During the renal parenchymal suturing, we used early unclamping and the sliding knot technique to shorten the ischemic time. Describing our early unclamping technique in detail, first, an interrupted renal parenchymal stitch was made. After making a loose square knot, we converted the square knot to a sliding knot. Then two or three more stitches were made according to the size of the parenchymal resection. We made just one stitch fasten, unclamped the bulldog clamp, and finally fastened the other stitches. This early unclamping technique resulted in the shortest warm ischemia time of 30 minutes.

The limited warm ischemic time also makes LESS partial nephrectomy difficult. There are many controversies about warm ischemic time during partial nephrectomy. Shikanov et al reported in a multicenter study that ischemic time (mean ischemic time was 29 minutes) does not affect global renal function in the case of two normal functioning kidneys [7]. However, Becker et al reported in a mass analysis that in order to minimize parenchymal ischemic injury, the tumor should be removed within 20 minutes of warm ischemia, regardless of the surgical approach [8]. Large-scale institutions today score mean ischemic time around 30 minutes in the case of laparoscopic partial nephrectomy and it is assumed that warm ischemic time under 30 minutes is required in order to successfully apply LESS to partial nephrectomy in clinical practice [9-11]. In our study, the mean warm ischemic time was 42 minutes. The experienced urologists group scored an average of 38.8 minutes, and E2 achieved 30 minutes by using the early unclamping technique. However, considering that this study was performed with a porcine model, a longer warm ischemic time can be assumed in the case of a human kidney. Compared with the human body, the porcine model we used was smaller and had a smaller resected volume, which results in a shorter distance and smaller defect to repair. Furthermore, it is believed that it is easier to obtain hemostasis in a porcine model than in a human kidney because of the different cell biology, blood supply, and tissue textures. All the above factors will make the procedure of LESS partial nephrectomy more difficult in humans than in the porcine model. Nguyen and Gill reported halving the ischemic time from 31.1 to 13.9 minutes by using the early unclamping technique, although the technique was associated with a risk of bleeding and reclamping [12]. However, we can also infer that the early unclamping technique and dry and wet laboratory disciplinary efforts to handle the instruments more freely can reduce the warm ischemic time. Although Hem-o-lok (Teleflex Medical, Research Triangle park, NC, USA) or surgical clips such as Lapra-Ty (Ethicon, Cincinnati, OH, USA) are generally used in laparoscopic partial nephrectomy, our study used only sliding knots for suturing. Proper use of surgical clips may enable further decreases in ischemic time.

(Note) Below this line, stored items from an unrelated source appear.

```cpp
int drq_conv3x3_fwd_bf16_lay(const void* x, const float* w, const float* bias, void* y, int nb, int hin, int relu,
                             long y_bs, long y_cs, long y_rs, long y_off, int lay, hipStream_t st);
int drq_conv3x3_dgrad_bf16_lay(const void* dy_pad, const float* w, const void* mask, void* dx, int nb, int hout,
                               long dx_bs, long dx_cs, long dx_rs, long dx_off, int lay, hipStream_t st);
int drq_conv3x3_wgrad_partial_bf16_lay(const void* x, const void* dy, int nb, int hin, long dy_bs, long dy_cs, long dy_rs,
                                       long dy_off, float* part, size_t part_bytes, int* nblocks, int lay,
                                       hipStream_t st);
int drq_conv3x3_wgrad_partial_bf16(const float* x, const float* dy, int nb, int hin, long dy_bs, long dy_cs, long dy_rs,
                                   long dy_off, float* part, size_t part_bytes, int* nblocks, hipStream_t st);

constexpr int kActMaxRows = 256;
struct ActWeights {
  const float *enc_w[4], *enc_b[4];
  const float *trunk_w, *trunk_b, *ln_g, *ln_b;
// ... 19 lines not shown
```

drqv2_amd/csrc/step.hip:

```cpp
#include "common.h"
#include "internal.h"
#include "../../include/drqv2_hip.h"

namespace {

constexpr long R = 32L * 35 * 35;
inline long al64(long x) { return (x + 63) & ~63L; }
inline long al512(long x) { return (x + 511) & ~511L; }

struct HeadOff {
  long trunk_w, trunk_b, ln_g, ln_b;
  long w[2][3], b[2][3];
};
enum { SEG_ENC, SEG_CRITIC, SEG_ACTOR, SEG_TARGET };
struct ParamLayout {
  long enc_w[4], enc_b[4];
  HeadOff critic, actor, target;
  long seg[8];
  long total;
  long flat[50];
  int nflat;
  long seg_beg(int net) const { return seg[2 * net]; }
  long seg_len(int net) const { return seg[2 * net + 1] - seg[2 * net]; }
};
// ... 47 lines not shown
}

struct WsLayout {
  long off[64];
  long total;
};
constexpr long kGemmWsFloats = 16L * 1024 * 1024;
enum {
  W_AUG = DRQ_WS_AUG, W_ACT1 = DRQ_WS_ACT1, W_ACT2 = DRQ_WS_ACT2, W_ACT3 = DRQ_WS_ACT3, W_FEAT = DRQ_WS_FEAT,
  W_Z_NEXT = DRQ_WS_Z_NEXT, W_Z_OBS = DRQ_WS_Z_OBS, W_HA_T = DRQ_WS_HA_T, W_HA_C = DRQ_WS_HA_C,
  W_H_AN = DRQ_WS_H_AN, W_H_AO = DRQ_WS_H_AO, W_Q = DRQ_WS_Q, W_TQ = DRQ_WS_TQ, W_DQ = DRQ_WS_DQ,
  W_MU_O = DRQ_WS_MU_O, W_DY4 = DRQ_WS_DY4, W_DY3 = DRQ_WS_DY3, W_DY2 = DRQ_WS_DY2, W_DY1 = DRQ_WS_DY1,
  W_DZ_C = DRQ_WS_DZ_C, W_DZ_A = DRQ_WS_DZ_A, W_HA_C2 = DRQ_WS_HA_C2,
  W_P1 = DRQ_WS_P1, W_P2 = DRQ_WS_P2,
  W_C1 = DRQ_WS_C1, W_C2 = DRQ_WS_C2,
  W_XHAT_C = DRQ_WS_NBUF_PUBLIC, W_RSTD_C, W_XHAT_A, W_RSTD_A, W_Z_C2,
  W_HROWS, W_P3, W_Z4,
  W_T1, W_T2,
  W_DC2, W_DC1, W_DHA, W_DLN, W_DPRE, W_DP2, W_DP1, W_DH_A, W_DA,
  W_GEMM_WS, W_CONV_WS,
  W_WINO_U,
  W_COUNT
};

WsLayout ws_layout(int B, int C, int A, int F, int H) {
  WsLayout w{};
  long off = 0;
  auto take = [&](int id, long n) {
    w.off[id] = off;
    off = al64(off + n);
// ... 35 lines not shown
  take(W_T2, 2L * B * H);
  take(W_C1, 2L * B * H);
  take(W_C2, 2L * B * H);
  take(W_DC2, 2L * B * H);
  take(W_DC1, 2L * B * H);
  take(W_DHA, 2L * B * (F + A));
  take(W_DLN, (long)B * F);
  take(W_DPRE, (long)B * A);
  take(W_DP2, (long)B * H);
  take(W_DP1, (long)B * H);
  take(W_DH_A, (long)B * F);
  take(W_DA, 2L * B * A);
  take(W_GEMM_WS, kGemmWsFloats);
  take(W_CONV_WS, (long)(drq_conv3x3_wgrad_ws_bytes() / sizeof(float)));
  take(W_WINO_U, 6L * 16384);
  w.total = off;
  return w;
}

#define CK(expr)                \
  do {                          \
    const int rc__ = (expr);    \
    if (rc__ != 0) return rc__; \
  } while (0)

struct Ctx {
  const DrqStep* s;
  ParamLayout P;
  WsLayout W;
  hipStream_t st;
  bool fuse_actor_loss = false;
  float bc_alpha = 0.f;
  bool bc() const { return bc_alpha > 0.f; }
  const float* a_beh() const { return ws(W_HA_C) + s->F; }
  float bc_scale() const { return 2.0f / ((float)s->global_B * (float)s->A); }
  bool qout_loss_fits_lds() const { return ((size_t)s->B + 5 * 1024 + 16) * 4 <= 60 * 1024; }
  bool actor_loss_fused() const { return fuse_actor_loss && qout_loss_fits_lds(); }
  bool fuse_rows() const {
    return !(s->flags & DRQ_STEP_NO_ROW_FUSION) && !s->bf16 && s->A <= 32 && s->F + s->A <= 64 && s->F % 2 == 0 &&
           s->A % 2 == 0 && s->H % 256 == 0;
  }
  bool use_gemm3() const { return !(s->flags & DRQ_STEP_NO_GEMM3) && !s->bf16; }
  int stamp(int idx) const {
    if (s->timing_events && idx < s->timing_n && hipEventRecord((hipEvent_t)s->timing_events[idx], st) != hipSuccess)
      return DRQ_EARG;
    return 0;
  }
  float* ws(int id) const { return s->ws + W.off[id]; }
  float* p(long off) const { return s->params + off; }
  float* g(long off) const { return s->grads + off; }
  int bf16() const { return s->bf16 ? 1 : 0; }
  bool acts16() const { return s->bf16 && !(s->flags & DRQ_STEP_BF16_FP32_ACTS); }
  bool grads16() const { return acts16() && !(s->flags & DRQ_STEP_BF16_FP32_GRADS); }
  int adam_segment(int net, long step, int target = -1) const {
    const long o = P.seg_beg(net);
    return drq_adam_flat(p(o), g(o), s->adam_m + o, s->adam_v + o, P.seg_len(net), s->lr, step, s->gscale,
                         target >= 0 ? p(P.seg_beg(target)) : nullptr, target >= 0 ? s->tau : 0.0, st);
// ... 41 lines not shown
    if (use_gemm3() && n >= 2) {
      const int rc = drq_gemm3_wgrad_dgrad(n, dy, lddy, x, ldx, dw, db, w, ldw, dx, lddx, mask, ldmask, Brows, N, K, st);
      if (rc != DRQ_EARG) return rc;
    }
    if (!bf16()) {
      const int rc = drq_gemm2_wgrad_dgrad(n, dy, lddy, x, ldx, dw, db, w, ldw, dx, lddx, mask, ldmask, Brows, N, K, st);
      if (rc != DRQ_EARG) return rc;
    }
    const int rc = wgrad(n, dy, lddy, x, ldx, dw, db, Brows, N, K);
    if (rc != 0) return rc;
    return dgrad(n, dy, lddy, w, ldw, dx, lddx, Brows, K, N, mask, ldmask);
  }
};

int encoder_forward(const Ctx& c, const float* x, int nb, float* a1, float* a2, float* a3, float* a4,
                    bool timed = false) {
  const ParamLayout& P = c.P;
  float* outs[4] = {a1, a2, a3, a4};
  const float* in = x ? x : a1;
  for (int l = x ? 0 : 1; l < 4; ++l) {
    const int hin = kEncH[l], hout = kEncH[l + 1];
    if (timed && l == 1) CK(c.stamp(0));
    if (c.bf16() && l > 0)
      CK(drq_conv3x3_fwd_bf16_lay(in, c.p(P.enc_w[l]), c.p(P.enc_b[l]), outs[l], nb, hin, 1, 32L * hout * hout,
                                  (long)hout * hout, hout, 0, (x == nullptr && c.acts16()) ? (l < 3 ? 3 : 1) : 0, c.st));
    else if (l > 0)
      CK(drq_conv3x3_fwd_wino_pre(in, c.p(P.enc_w[l]), x ? nullptr : c.ws(W_WINO_U) + (2L * (l - 1)) * 16384,
                                  c.p(P.enc_b[l]), outs[l], nb, hin, 1, 32L * hout * hout, (long)hout * hout, hout, 0,
                                  c.st));
    else
      CK(drq_conv3x3_fwd(in, c.p(P.enc_w[l]), c.p(P.enc_b[l]), outs[l], nb, l == 0 ? c.s->C : 32, hin, l == 0 ? 2 : 1,
                         1, 32L * hout * hout, (long)hout * hout, hout, 0, c.st));
    if (timed && l == 1) CK(c.stamp(1));
    in = outs[l];
  }
  return 0;
}
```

Another important fact that we found in this study was that there was no need for an additional trocar for LESS partial nephrectomy. All four surgeons could finish the LESS partial nephrectomy without any added trocars, even for right partial nephrectomies.

Boylu et al reported 10 consecutive LESS partial nephrectomies in porcine models performed by a single surgeon [5]. That study showed an overcoming of the learning curve with decreasing warm ischemic time. In our study, because of the limited number of cases and the many surgeons, the learning curve could not be assessed. But we can postulate that consecutive dry and wet laboratory discipline and experience would improve surgical technique, shorten the warm ischemic time, and result in the surgeon overcoming the learning curve.

LESS partial nephrectomy was successfully performed in a porcine model without significant complications. However, our study suggests that LESS for partial nephrectomy results in longer ischemic times than for conventional laparoscopic surgeries. Therefore, many dry and wet laboratory disciplinary efforts are needed to decrease the warm ischemic time and improve this surgical technique.